This was a retrospective analysis of multicenter study in 3 hospitals in Liaoning Province, northeast of China, which included 232 cases from September 2019 to December 2020. The training cohort included 130 patients from Shengjing Hospital of China Medical University, and the validation cohort was 102 patients from the First Affiliated Hospital of Jinzhou Medical University and the General Hospital of Angang Group (Fig. 1).

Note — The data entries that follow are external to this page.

template <bool GEO, bool DEPTH, bool INTERP, bool ACC, int HALF>
__device__ __forceinline__ bool pixel_pair_c(PairState& ps, const float4 ea, const float4 eb, const float4 ec,
                                             const float4 ed, const float2 tf, float pixx, float2 neg_pixy, int q,
                                             float& wgt, float& p, float& p3, bool& near) {
  struct {
    float &T, &acc_g, &last_g, &last_alpha;
    const float bgT;
    const int last_contributor;
    float w[9];
  } s{half_of<HALF>(ps.T), half_of<HALF>(ps.acc_g), half_of<HALF>(ps.last_g), half_of<HALF>(ps.last_alpha),
      half_of<HALF>(ps.bgT), HALF ? ps.lastB : ps.lastA,
      {half_of<HALF>(ps.w[0]), half_of<HALF>(ps.w[1]), half_of<HALF>(ps.w[2]), half_of<HALF>(ps.w[3]),
       half_of<HALF>(ps.w[4]), half_of<HALF>(ps.w[5]), half_of<HALF>(ps.w[6]), half_of<HALF>(ps.w[7]),
       half_of<HALF>(ps.w[8])}};
  const float dx = __fsub_rn(ea.x, pixx), dy = __fadd_rn(ea.y, half_of<HALF>(neg_pixy));
  const float quad = __fmaf_rn(dx, __fmul_rn(dx, ea.z), __fmul_rn(dy, __fmul_rn(dy, eb.x)));
  const float power = __fmaf_rn(quad, -0.5f, -__fmul_rn(dy, __fmul_rn(dx, ea.w)));
  const float test_alpha = __fmul_rn(eb.y, expf(power));
  float blend_alpha = fminf(0.99f, test_alpha);
  float opac_mult = 1.0f;
  if (INTERP) {
    const float my_alpha = blend_alpha;
    if (ACC) {
      const float kidsqrt = 1.0f - powf(1.0f - my_alpha, tf.y);
      blend_alpha = tf.x * my_alpha + (1.0f - tf.x) * kidsqrt;
      opac_mult = tf.x - powf(1.0f - my_alpha, tf.y - 1.0f) * (tf.x - 1.0f) * tf.y;
    } else {
      const float lg = __log2f(1.0f - my_alpha);
      const float kidsqrt = 1.0f - exp2f(tf.y * lg);
      blend_alpha = tf.x * my_alpha + (1.0f - tf.x) * kidsqrt;
      opac_mult = tf.x - exp2f((tf.y - 1.0f) * lg) * (tf.x - 1.0f) * tf.y;
      near = near || fabsf(blend_alpha - 1.0f / 255.0f) < 2e-6f;
    }
  }
  const bool valid = (q < s.last_contributor) && !(power > 0.0f) && !(blend_alpha < 1.0f / 255.0f);
  const float alpha = valid ? blend_alpha : 0.f;
  float rinv;
  asm("rcp.approx.ftz.f32 %0, %1;" : "=f"(rinv) : "f"(1.0f - alpha));
  const float Tn = s.T * rinv;
  wgt = alpha * Tn;
  float g = ec.x * s.w[0] + ec.y * s.w[1] + ec.z * s.w[2];
  if (DEPTH) g += ec.w * s.w[3];
  if (GEO) {
    const float ee = eb.z;
    g += ed.x * s.w[4] + ed.y * s.w[5] + ed.z * s.w[6] + ed.w * s.w[7] + ee * s.w[8];
  }
  const float acc_new = s.last_alpha * s.last_g + (1.0f - s.last_alpha) * s.acc_g;
  const float dL_dalpha = (g - acc_new) * Tn + s.bgT * rinv;
  s.T = Tn;
  s.acc_g = acc_new;
  s.last_g = g;
  s.last_alpha = alpha;
  p = test_alpha > 0.99f ? 0.f : (INTERP ? (valid ? test_alpha : 0.f) : alpha) * dL_dalpha;
  p3 = INTERP ? opac_mult * p : 0.f;
  return valid;
}

template <bool GEO, bool DEPTH>
__device__ __forceinline__ bool pixel_pair_c2(PairState& s, const float4 ea, const float4 eb, const float4 ec,
                                              const float4 ed, float pixx, float2 neg_pixy, int q, float2& wgt,
                                              float2& p) {
  const float dx = __fsub_rn(ea.x, pixx);
  const float dxa = __fmul_rn(dx, ea.z);
  const float ndxb = __fmul_rn(dx, -ea.w);
  const float2 dy = __fadd2_rn(bc2(ea.y), neg_pixy);
  const float2 quad = __ffma2_rn(bc2(dx), bc2(dxa), __fmul2_rn(dy, __fmul2_rn(dy, bc2(eb.x))));
  const float2 power = __ffma2_rn(quad, bc2(-0.5f), __fmul2_rn(dy, bc2(ndxb)));
  const float2 test_alpha = __fmul2_rn(bc2(eb.y), expf_pair(power));
  const float bA = fminf(0.99f, test_alpha.x), bB = fminf(0.99f, test_alpha.y);
  const bool validA = (q < s.lastA) && !(power.x > 0.0f) && !(bA < 1.0f / 255.0f);
  const bool validB = (q < s.lastB) && !(power.y > 0.0f) && !(bB < 1.0f / 255.0f);
  const float2 alpha = make_float2(validA ? bA : 0.f, validB ? bB : 0.f);
  const float2 om = __ffma2_rn(alpha, bc2(-1.0f), bc2(1.0f));
  float2 rinv;
  asm("rcp.approx.ftz.f32 %0, %1;" : "=f"(rinv.x) : "f"(om.x));
  asm("rcp.approx.ftz.f32 %0, %1;" : "=f"(rinv.y) : "f"(om.y));
  const float2 Tn = __fmul2_rn(s.T, rinv);
  wgt = __fmul2_rn(alpha, Tn);
  float2 g = __ffma2_rn(bc2(ec.z), s.w[2], __ffma2_rn(bc2(ec.y), s.w[1], __fmul2_rn(bc2(ec.x), s.w[0])));
  if (DEPTH) g = __ffma2_rn(bc2(ec.w), s.w[3], g);
  if (GEO) {
    g = __ffma2_rn(bc2(ed.x), s.w[4], g);
    g = __ffma2_rn(bc2(ed.y), s.w[5], g);
    g = __ffma2_rn(bc2(ed.z), s.w[6], g);
    g = __ffma2_rn(bc2(ed.w), s.w[7], g);
    g = __ffma2_rn(bc2(eb.z), s.w[8], g);
  }
  const float2 om_last = __ffma2_rn(s.last_alpha, bc2(-1.0f), bc2(1.0f));
  const float2 acc_new = __ffma2_rn(s.last_alpha, s.last_g, __fmul2_rn(om_last, s.acc_g));
  const float2 diff = __fadd2_rn(g, make_float2(-acc_new.x, -acc_new.y));
  const float2 dL_dalpha = __ffma2_rn(diff, Tn, __fmul2_rn(s.bgT, rinv));
  s.T = Tn;
  s.acc_g = acc_new;
  s.last_g = g;
  s.last_alpha = alpha;
  p = __fmul2_rn(alpha, dL_dalpha);
  p.x = test_alpha.x > 0.99f ? 0.f : p.x;
  p.y = test_alpha.y > 0.99f ? 0.f : p.y;
  return validA || validB;
}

The inclusion criteria for IMN were as follows: (i) patients with MN diagnosed by renal biopsy or a positive anti-PLA2R antibody test with NS. (ii) age 18 to 75 years. (iii) a follow-up time ≥ 24 months and with complete data which was obtained in our institution. The exclusion criteria were as follows: (i) secondary membranous nephropathy (SMN), including those with autoimmune disease, infection, malignancy, drug and heavy metal poisoning related MN. (ii) corticosteroids or immunosuppressants were applied before the start of the study. (iii) follow-up periods less than 24 months, or with missing data. iiii. patients with serious mental illness that is difficult to cooperate with treatment, and pregnant or lactating women. This study had been approved by the Ethics Committee of Shengjing Hospital affiliated to China Medical University, and informed consent was waived because it was a retrospective study(the ethics number: 2023PS847K).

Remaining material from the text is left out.